I like the light color. 
I've got a doe that would match.


----------



## Wild Hearts Ranch (Dec 26, 2011)

Trade!! Lol.


----------



## audrey (Jul 17, 2012)

Lovely bucks everyone! I was SO tickled to sign on to TGS and see a little article about this thread  So fun! Thanks Austin!


----------



## ETgoatygirl (Mar 23, 2012)

What a lovely thread about the stinkers. I am hoping to get my first buck (as a kid) this spring.I have had bucks stay at my place, and been around them before, but now I think I'm ready to have my own. I'm getting tired of carting my six does around. I am glad to hear that everyone enjoys having bucks around. I too am a bit worried about making an upstanding goat citizen out of my buck, but this thread gave me some reassurance. Thank you.


----------



## fiberchick04 (Mar 8, 2010)

I'll post more pictures of my bucks tomorrow when it's light. But I love each one of them. We currently have 5 and they are all just babies  well one of them is a 177lb 2 going on 3 year old baby lol. Come spring we will have close to 80 babies. Then come evaluations. We keep all of the does for at least two years. But because bucks are bigger we make initial culls after weaning. Then at 1 year. Then at 2 years. I am an avid buck collector lol so my buck numbers range from 2-12. But, with 80 some odd does, I can get away with it. Which is why I have 5. All but one was used on my herd this year too. Our dark silver was leased out to a different herd lol


----------



## Trickyroo (Sep 26, 2012)

What a lovely bunch of stinkers :laugh:


----------



## audrey (Jul 17, 2012)

Sammy thats a huge herd!


----------



## awshucksgoatfarmvt (May 11, 2012)

I said NEVER to a buck, but a friend tricked me into visiting a farm where she sid she wished to buy a couple of does. Ya right. Well while she was talking to her friend who was also on this snaffo I went wandering around just to see this lovely herd of reg and unregiserted Nigerians. ALL THESE GOATS HAD BLUE EYES. 
Of course I fell in love at first sight with this little critter who HAD to keep following me around........... I think He was in on this deal too!!!! So when my friend said she was ready to go I HAD to ask if this little one was for sale. YEp and guess what I would not trade him for the world. I thought all bucks smell, well this gal had seven all unrelated, with blue eyes. Immaculate book keeping and recording of these awesome dudes. I would love to find a mini nubian , buck that is pure black........maybe Santa has one stashed away


----------



## aceofspades (Dec 26, 2012)

[awshucksgoatfarmvt


Pics?

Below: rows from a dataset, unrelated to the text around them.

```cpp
extern "C" int ff_shifted_ce_fwd(int dtype, int batch, int seq, int vocab, const void* logits, const long long* labels, long long ignore_index,
                                 float* loss_row, float* lse, ff_stream_t stream) {
    using namespace ff;
    FF_CHECK(batch > 0 && seq > 1 && vocab > 0 && logits && labels && loss_row && lse, FF_ERR_SHAPE, "ff_shifted_ce_fwd: bad arguments");
    const dim3 grid(batch * (seq - 1));
    if (dtype == FF_DTYPE_BF16) shifted_ce_fwd_kernel<bf16><<<grid, dim3(256), 0, (hipStream_t)stream>>>(seq, vocab, (const bf16*)logits, labels, ignore_index, loss_row, lse);
    else if (dtype == FF_DTYPE_F32) shifted_ce_fwd_kernel<float><<<grid, dim3(256), 0, (hipStream_t)stream>>>(seq, vocab, (const float*)logits, labels, ignore_index, loss_row, lse);
    else FF_CHECK(false, FF_ERR_UNSUPPORTED, "ff_shifted_ce_fwd: dtype %d", dtype);
    return check_launch("shifted_ce_fwd");
}

extern "C" int ff_shifted_ce_bwd(int dtype, int batch, int seq, int vocab, const void* logits, const long long* labels, long long ignore_index,
                                 const float* lse, const float* grad_row, void* dlogits, ff_stream_t stream) {
    using namespace ff;
    FF_CHECK(batch > 0 && seq > 1 && vocab > 0 && logits && labels && lse && grad_row && dlogits, FF_ERR_SHAPE, "ff_shifted_ce_bwd: bad arguments");
    FF_CHECK((((unsigned long long)logits ^ (unsigned long long)dlogits) & 15u) == 0, FF_ERR_UNSUPPORTED, "ff_shifted_ce_bwd: logits and dlogits must share their 16-byte alignment phase");
    const dim3 grid(batch * seq);
    if (dtype == FF_DTYPE_BF16) shifted_ce_bwd_kernel<bf16><<<grid, dim3(256), 0, (hipStream_t)stream>>>(seq, vocab, (const bf16*)logits, labels, ignore_index, lse, grad_row, (bf16*)dlogits);
    else if (dtype == FF_DTYPE_F32) shifted_ce_bwd_kernel<float><<<grid, dim3(256), 0, (hipStream_t)stream>>>(seq, vocab, (const float*)logits, labels, ignore_index, lse, grad_row, (float*)dlogits);
    else FF_CHECK(false, FF_ERR_UNSUPPORTED, "ff_shifted_ce_bwd: dtype %d", dtype);
    return check_launch("shifted_ce_bwd");
}
```

### flamingo-mini_amd/ffi.py

```python
from __future__ import annotations

import ctypes as C
import os
from typing import Optional, Sequence

import torch

PKG_DIR = os.path.dirname(os.path.abspath(__file__))
_which = os.environ.get("FLAMINGO_FUSION_LIB", "")
LIB_PATH = os.path.join(PKG_DIR, "libflamingo_fusion_debug.so") if _which == "debug" else (_which or os.path.join(PKG_DIR, "libflamingo_fusion.so"))
ABI_VERSION = 6

FF_OK = 0
DTYPE_F32, DTYPE_BF16 = 0, 1
ACT_NONE, ACT_GELU, ACT_SQRELU, ACT_RELU = -1, 0, 1, 2
ACTS = {"gelu": ACT_GELU, "sqrelu": ACT_SQRELU, "relu": ACT_RELU}
ATTN_DENSE, ATTN_MEDIA = 0, 1
RESAMPLER_GLOBAL_PARAMS, RESAMPLER_LAYER_PARAMS, XATTN_PARAMS = 4, 12, 11
WGRAD_GROUP_MAX = 12


class FusionLibraryError(RuntimeError):
    pass

# ... 55 lines not shown

class XattnDesc(C.Structure):
    _fields_ = [("dtype", C.c_int), ("batch", C.c_int), ("n_tokens", C.c_int), ("dim", C.c_int), ("dim_visual", C.c_int),
                ("n_media", C.c_int), ("n_visual", C.c_int), ("heads", C.c_int), ("dim_head", C.c_int), ("ff_mult", C.c_int),
                ("act", C.c_int), ("tt_stride", C.c_int), ("tt_offset", C.c_int), ("cached_k", Strides), ("cached_v", Strides),
                ("sync", C.c_void_p)]


_P, _SZ, _I = C.c_void_p, C.c_size_t, C.c_int
_SIGNATURES = {
    "ff_version": (_I, []),
    "ff_arch": (C.c_char_p, []),
    "ff_last_error": (C.c_char_p, []),
    "ff_gemm_workspace_bytes": (_SZ, [C.POINTER(GemmDesc)]),
    "ff_gemm": (_I, [C.POINTER(GemmDesc), _P, _P, _P, _P, _P, _P, _P, _P, _SZ, _P]),
    "ff_gemm_profile_enable": (_I, [_I]),
    "ff_gemm_profile_read": (_I, [C.POINTER(GemmProfileRecord), _I]),
    "ff_gemm_plan": (_I, [C.POINTER(GemmDesc), C.POINTER(_I), C.POINTER(_I), C.POINTER(_I)]),
    "ff_layernorm_fwd": (_I, [C.POINTER(LnDesc), _P, _P, _P, _P, _P, _P, _P, _P]),
    "ff_layernorm_bwd_workspace_bytes": (_SZ, [C.POINTER(LnDesc)]),
    "ff_layernorm_bwd": (_I, [C.POINTER(LnDesc), _P, _P, _P, _P, _P, _P, _P, _P, _P, _P, _P, _SZ, _P]),
    "ff_rows_reduce_workspace_bytes": (_SZ, [C.POINTER(ReduceDesc)]),
    "ff_rows_reduce": (_I, [C.POINTER(ReduceDesc), _P, _P, _P, _SZ, _P]),
    "ff_gate_grad_workspace_bytes": (_SZ, [_I, _I]),
    "ff_gate_grad": (_I, [_I, _I, _I, _P, _P, _P, _P, _P, _SZ, _P]),
    "ff_text_time": (_I, [_I, _I, _P, _I, _P, _P]),
    "ff_attention_fwd": (_I, [C.POINTER(AttnDesc), _P, _P, _P, _P, _P, _P, _P]),
    "ff_attention_bwd_workspace_bytes": (_SZ, [C.POINTER(AttnDesc)]),
    "ff_attention_bwd": (_I, [C.POINTER(AttnDesc), _P, _P, _P, _P, _P, _P, _P, _P, _P, _P, _P, _SZ, _P]),
    "ff_resampler_saved_bytes": (_SZ, [C.POINTER(ResamplerDesc)]),
    "ff_resampler_scratch_bytes": (_SZ, [C.POINTER(ResamplerDesc)]),
    "ff_resampler_fwd": (_I, [C.POINTER(ResamplerDesc), _P, _P, _P, _P, _SZ, _P, _SZ, _P]),
    "ff_resampler_bwd": (_I, [C.POINTER(ResamplerDesc), _P, _P, _P, _P, _SZ, _P, _P, _P, _SZ, _P]),
    "ff_resampler_prologue_saved_bytes": (_SZ, [C.POINTER(ResamplerDesc)]),
    "ff_resampler_layer_saved_bytes": (_SZ, [C.POINTER(ResamplerDesc)]),
    "ff_resampler_layer_scratch_bytes": (_SZ, [C.POINTER(ResamplerDesc)]),
    "ff_resampler_epilogue_saved_bytes": (_SZ, [C.POINTER(ResamplerDesc)]),
    "ff_resampler_prologue_fwd": (_I, [C.POINTER(ResamplerDesc), _P, _P, _P, _SZ, _P]),
    "ff_resampler_layer_fwd": (_I, [C.POINTER(ResamplerDesc), _P, _P, _P, _SZ, _P, _I, _P, _P, _P, _SZ, _P, _SZ, _P]),
    "ff_resampler_epilogue_fwd": (_I, [C.POINTER(ResamplerDesc), _P, _P, _P, _P, _P, _SZ, _P]),
    "ff_resampler_epilogue_bwd": (_I, [C.POINTER(ResamplerDesc), _P, _P, _P, _P, _SZ, _P, _P, _P, _P, _SZ, _P]),
    "ff_resampler_layer_bwd": (_I, [C.POINTER(ResamplerDesc), _P, _P, _P, _SZ, _P, _I, _P, _P, _P, _SZ, _P, _P, _P, _I, _P, _SZ, _P]),
    "ff_resampler_prologue_bwd": (_I, [C.POINTER(ResamplerDesc), _P, _P, _P, _P, _P, _SZ, _P]),
    "ff_xattn_sync_bytes": (_SZ, []),
    "ff_xattn_sync_status": (_I, [_P, _P]),
    "ff_xattn_saved_bytes": (_SZ, [C.POINTER(XattnDesc)]),
    "ff_xattn_scratch_bytes": (_SZ, [C.POINTER(XattnDesc)]),
    "ff_xattn_kv_offset": (_SZ, [C.POINTER(XattnDesc)]),
    "ff_xattn_block_fwd": (_I, [C.POINTER(XattnDesc), _P, _P, _P, _P, _P, _P, _P, _P, _SZ, _P, _SZ, _P]),
    "ff_quick_gelu_fwd": (_I, [_I, C.c_longlong, _P, _P, _P]),
    "ff_quick_gelu_bwd": (_I, [_I, C.c_longlong, _P, _P, _P, _P]),
    "ff_shifted_ce_fwd": (_I, [_I, _I, _I, _I, _P, _P, C.c_longlong, _P, _P, _P]),
    "ff_shifted_ce_bwd": (_I, [_I, _I, _I, _I, _P, _P, C.c_longlong, _P, _P, _P, _P]),
    "ff_adamw_step": (_I, [C.POINTER(AdamWDesc), _P, _P, _P, _P, _P, _P]),
    "ff_adamw_step_mixed": (_I, [C.POINTER(AdamWDesc), _I, _P, _P, _P, _P, _P, _P, _P, _P]),
    "ff_adamw_step_clipped": (_I, [C.POINTER(AdamWDesc), _I, _P, _P, _P, _P, _P, _P, _P, _P, _P]),
    "ff_grad_sumsq_partials": (C.c_longlong, [_I, _P]),
    "ff_grad_sumsq": (_I, [_I, _I, _P, _P, C.c_float, _P, C.c_longlong, _P]),
    "ff_grad_sumsq_reduce": (_I, [_P, C.c_longlong, _P, _I, _P]),
    "ff_grad_clip_coef": (_I, [_P, C.c_float, _P, _P, _P]),
    "ff_scale_grads": (_I, [_I, _I, _P, _P, _P, _P]),
    "ff_grad_accumulate": (_I, [_I, _I, _P, _P, _P, C.c_float, _I, _P]),
    "ff_adamw_step_acc": (_I, [C.POINTER(AdamWDesc), _I, _P, _P, _P, _P, _P, _P, _P, _P, _P]),
    "ff_xattn_block_bwd_kv": (_I, [C.POINTER(XattnDesc), _P, _P, _P, _P, _P, _P, _P, _SZ, _P, _P, _P, _P, _SZ, _P]),
    "ff_kv_project_workspace_bytes": (_SZ, [C.POINTER(KvProjDesc), _I]),
    "ff_kv_project_fwd": (_I, [C.POINTER(KvProjDesc), _P, _P, _P, _P, _SZ, _P]),
    "ff_kv_project_bwd": (_I, [C.POINTER(KvProjDesc), _P, _P, _P, _P, _P, _P, _SZ, _P]),
    "ff_xattn_wgrad_stash_bytes": (_SZ, [C.POINTER(XattnDesc)]),
    "ff_xattn_wgrad_workspace_bytes": (_SZ, [C.POINTER(XattnDesc)]),
    "ff_xattn_block_bwd_kv_data": (_I, [C.POINTER(XattnDesc), _P, _P, _P, _P, _P, _P, _P, _SZ, _P, _P, _P, _P, _SZ, _P, _SZ, _P]),
    "ff_xattn_wgrad_grouped": (_I, [C.POINTER(XattnDesc), _I, _P, _P, _SZ, _P, _SZ, _P, _P, _P, _SZ, _P]),
    "ff_xattn_block_bwd": (_I, [C.POINTER(XattnDesc), _P, _P, _P, _P, _P, _P, _SZ, _P, _P, _P, _P, _SZ, _P]),
}
EXPORTED_SYMBOLS = tuple(_SIGNATURES)

_lib: Optional[C.CDLL] = None


def lib() -> C.CDLL:
    global _lib
    if _lib is not None:
        return _lib
    if not os.path.exists(LIB_PATH):
        raise FusionLibraryError(
            f"{LIB_PATH} is missing: build it with `python -m flamingo_mini_amd.build` (needs hipcc, gfx950). "
            "There is no CPU/PyTorch fallback for the fusion path.")
    try:
        handle = C.CDLL(LIB_PATH)
    except OSError as e:
        raise FusionLibraryError(f"cannot load {LIB_PATH}: {e}") from e
    for name, (res, args) in _SIGNATURES.items():
        try:
            fn = getattr(handle, name)
        except AttributeError as e:
            raise FusionLibraryError(f"{LIB_PATH} does not export {name}; rebuild it") from e
        fn.restype = res
        fn.argtypes = args
    if handle.ff_version() != ABI_VERSION:
        raise FusionLibraryError(f"ABI mismatch: library {handle.ff_version()} vs binding {ABI_VERSION}; rebuild")
    _lib = handle
    return handle


_TRACE = os.environ.get("FF_TRACE", "0") == "1"


# ... 41 lines not shown
```

### flamingo-mini_amd/functional.py

```python
from __future__ import annotations

from typing import Callable, Optional, Sequence, Tuple

import torch

from . import ffi

_grad_ready_callbacks: list = []


def _new(shape, dtype, device) -> torch.Tensor:
    return torch.empty(shape, dtype=dtype, device=device)


def _new_zeros(shape, dtype, device) -> torch.Tensor:
    return torch.zeros(shape, dtype=dtype, device=device)


def _new_like(t: torch.Tensor, dtype=None) -> torch.Tensor:
    return torch.empty_like(t, dtype=dtype)


def _new_zeros_like(t: torch.Tensor, dtype=None) -> torch.Tensor:
    return torch.zeros_like(t, dtype=dtype)
# ... 678 lines not shown
    @staticmethod
    def forward(ctx, x):
        x = x.contiguous()
        y = _new_like(x)
        ffi.check(ffi.lib().ff_quick_gelu_fwd(ffi.dtype_code(x.dtype), x.numel(), x.data_ptr(), y.data_ptr(), ffi.stream_handle(x.device)),
                  "ff_quick_gelu_fwd")
        ctx.save_for_backward(x)
        return y

    @staticmethod
    def backward(ctx, dy):
        (x,) = ctx.saved_tensors
        dy = dy.contiguous()
        dx = _new_like(x)
        ffi.check(ffi.lib().ff_quick_gelu_bwd(ffi.dtype_code(x.dtype), x.numel(), x.data_ptr(), dy.data_ptr(), dx.data_ptr(),
                                              ffi.stream_handle(x.device)), "ff_quick_gelu_bwd")
        return dx


def quick_gelu(x: torch.Tensor) -> torch.Tensor:
    ffi.require_cuda(x)
    return _QuickGeluFn.apply(x)


class _ShiftedCEFn(torch.autograd.Function):
    @staticmethod
    def forward(ctx, logits, labels, ignore_index):
        lib = ffi.lib()
        logits = logits.contiguous()
        labels = labels.contiguous().to(torch.int64)
        b, L, V = logits.shape
        rows = _new(b * (L - 1), torch.float32, logits.device)
        lse = _new_like(rows)
        ffi.check(lib.ff_shifted_ce_fwd(ffi.dtype_code(logits.dtype), b, L, V, logits.data_ptr(), labels.data_ptr(), ignore_index,
                                        rows.data_ptr(), lse.data_ptr(), ffi.stream_handle(logits.device)), "ff_shifted_ce_fwd")
        ctx.ignore_index = ignore_index
        ctx.save_for_backward(logits, labels, lse)
        return rows

    @staticmethod
    def backward(ctx, grad_rows):
        lib = ffi.lib()
        logits, labels, lse = ctx.saved_tensors
        b, L, V = logits.shape
        dlogits = _new_like(logits)
        g = grad_rows.contiguous().float()
        ffi.check(lib.ff_shifted_ce_bwd(ffi.dtype_code(logits.dtype), b, L, V, logits.data_ptr(), labels.data_ptr(), ctx.ignore_index,
                                        lse.data_ptr(), g.data_ptr(), dlogits.data_ptr(), ffi.stream_handle(logits.device)), "ff_shifted_ce_bwd")
        return dlogits, None, None


def shifted_cross_entropy(logits: torch.Tensor, labels: torch.Tensor, reduction: str = "mean", ignore_index: int = -100) -> torch.Tensor:
    ffi.require_cuda(logits, labels)
    rows = _ShiftedCEFn.apply(logits, labels, ignore_index)
    if reduction == "none":
        return rows
    if reduction == "sum":
        return rows.sum()
    if reduction == "mean":
        count = (labels[..., 1:] != ignore_index).sum()
        return rows.sum() / count
    raise ValueError(f"unknown reduction {reduction}")


def gemm(A, B, *, a_layout=0, b_layout=0, scale=1.0, act=None, act_bwd=None, aux_in=None, residual=None, gate=None,
         want_aux_out=False, split_k=0, tile=0, stages=0):
    lib = ffi.lib()
    ffi.require_cuda(A, B)
    M, K = (A.shape if a_layout == 0 else A.shape[::-1])
    N = B.shape[0] if b_layout == 0 else B.shape[1]
    C_ = _new((M, N), A.dtype, A.device)
    aux_out = _new_like(C_) if want_aux_out else None
    d = ffi.GemmDesc(ffi.dtype_code(A.dtype), M, N, K, a_layout, b_layout, ffi.rowmap(A.stride(0)), ffi.rowmap(B.stride(0)),
                     ffi.rowmap(N), float(scale), ffi.ACTS.get(act, ffi.ACT_NONE), ffi.ACTS.get(act_bwd, ffi.ACT_NONE), split_k, tile, stages)
    ws = _empty_bytes(lib.ff_gemm_workspace_bytes(d), A.device)
    ffi.check(lib.ff_gemm(d, A.data_ptr(), B.data_ptr(), C_.data_ptr(), ffi.ptr(aux_out), ffi.ptr(aux_in), ffi.ptr(residual), ffi.ptr(gate),
                          ws.data_ptr(), ws.numel(), ffi.stream_handle(A.device)), "ff_gemm")
    return (C_, aux_out) if want_aux_out else C_
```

Of you're blue eyed little stinker


----------



## NyGoatMom (Jan 26, 2013)

Yep,I like my boys too...Dallas is my only buck though, and he is afraid of people (unless you have food) so he never challenges humans.He also only bothers the girls when they are ready...he will give up shortly if they are not standing...I consider that a plus...


----------



## NuMosaFarms (Mar 26, 2012)

My wife and i would have to agree with everyone. We love our little nigerian bucks. They stink. They have disgusting habits. But they never fail to entertain us every day. Yes they are bucks and do require some different handling than our girls, but we could never part with them. Neither of them are aggressive, but at times we have to remind them that they cant play with us using their horns. Earlier this week we posted about them with pics in the mini mania forum. Check them out. Titiled.. Our growing little bucks.

Thanks
Bj and Debbie

P.S. Everyones bucks are so beautiful. Thanks for posting.


----------



## goatfarmer4891 (May 9, 2013)

I know exactly what you mean  I have one buck that is a stubborn butt and always mischievous, but he is still a sweetie! It is possible to have a kind buck they are just always a little more aggressive in rut which isn't too bad to deal with! My other buck is such a sweetie though!!!


----------



## aceofspades (Dec 26, 2012)

Tried to get a more recent pic of my growing boy today. It was a failure he's such a curious sweet heart he was in the lines every time I got out the camera


----------



## Jewls819 (Mar 27, 2013)

I love my two boys. Red is a fainter and Jesco is a pyg/nig mix. Red is such a clown but both are sweet. I love on them all the time despite Jesco's stink. Poor Red will not get to breed until next fall...his girls are still growing.


----------



## aceofspades (Dec 26, 2012)

I know some of y'all can relate I was laughing so hard I was crying.

An absolute must read

http://noodlevilleadventures.blogspot.com/2013/10/foul-fetchings-flashing-lights_28.html


----------



## Chadwick (Jan 24, 2014)

That was a barrel of laughs!


----------



## spidy1 (Jan 9, 2014)

I love my boys too, but I need new blood in my herd so I have to sell both my big boys Kiko and Boer. :tear: The big Kiko was my first bottle baby. But on a brighter note, my new Alpine is growing fast!


----------



## mayia97420 (Apr 22, 2014)

Well we just bought our first buckling this year. He is still at the cute, bottle stage and no stink- however, having been around the big boys we are working on manners and attitude while he is cute and little.


----------



## Wild Hearts Ranch (Dec 26, 2011)

aceofspades said:


> I know some of y'all can relate I was laughing so hard I was crying.
> 
> An absolute must read
> 
> http://noodlevilleadventures.blogspot.com/2013/10/foul-fetchings-flashing-lights_28.html


I actually brought the buck in my avatar home in a station wagon, mid rut. Luckily no traffic stop for me!! I doubt I would have handled it that well.


----------



## audrey (Jul 17, 2012)

That was hilarious! Yeah, I don't think I would ever put a buck in my 4runner LOL! I love it way too much! LOL


----------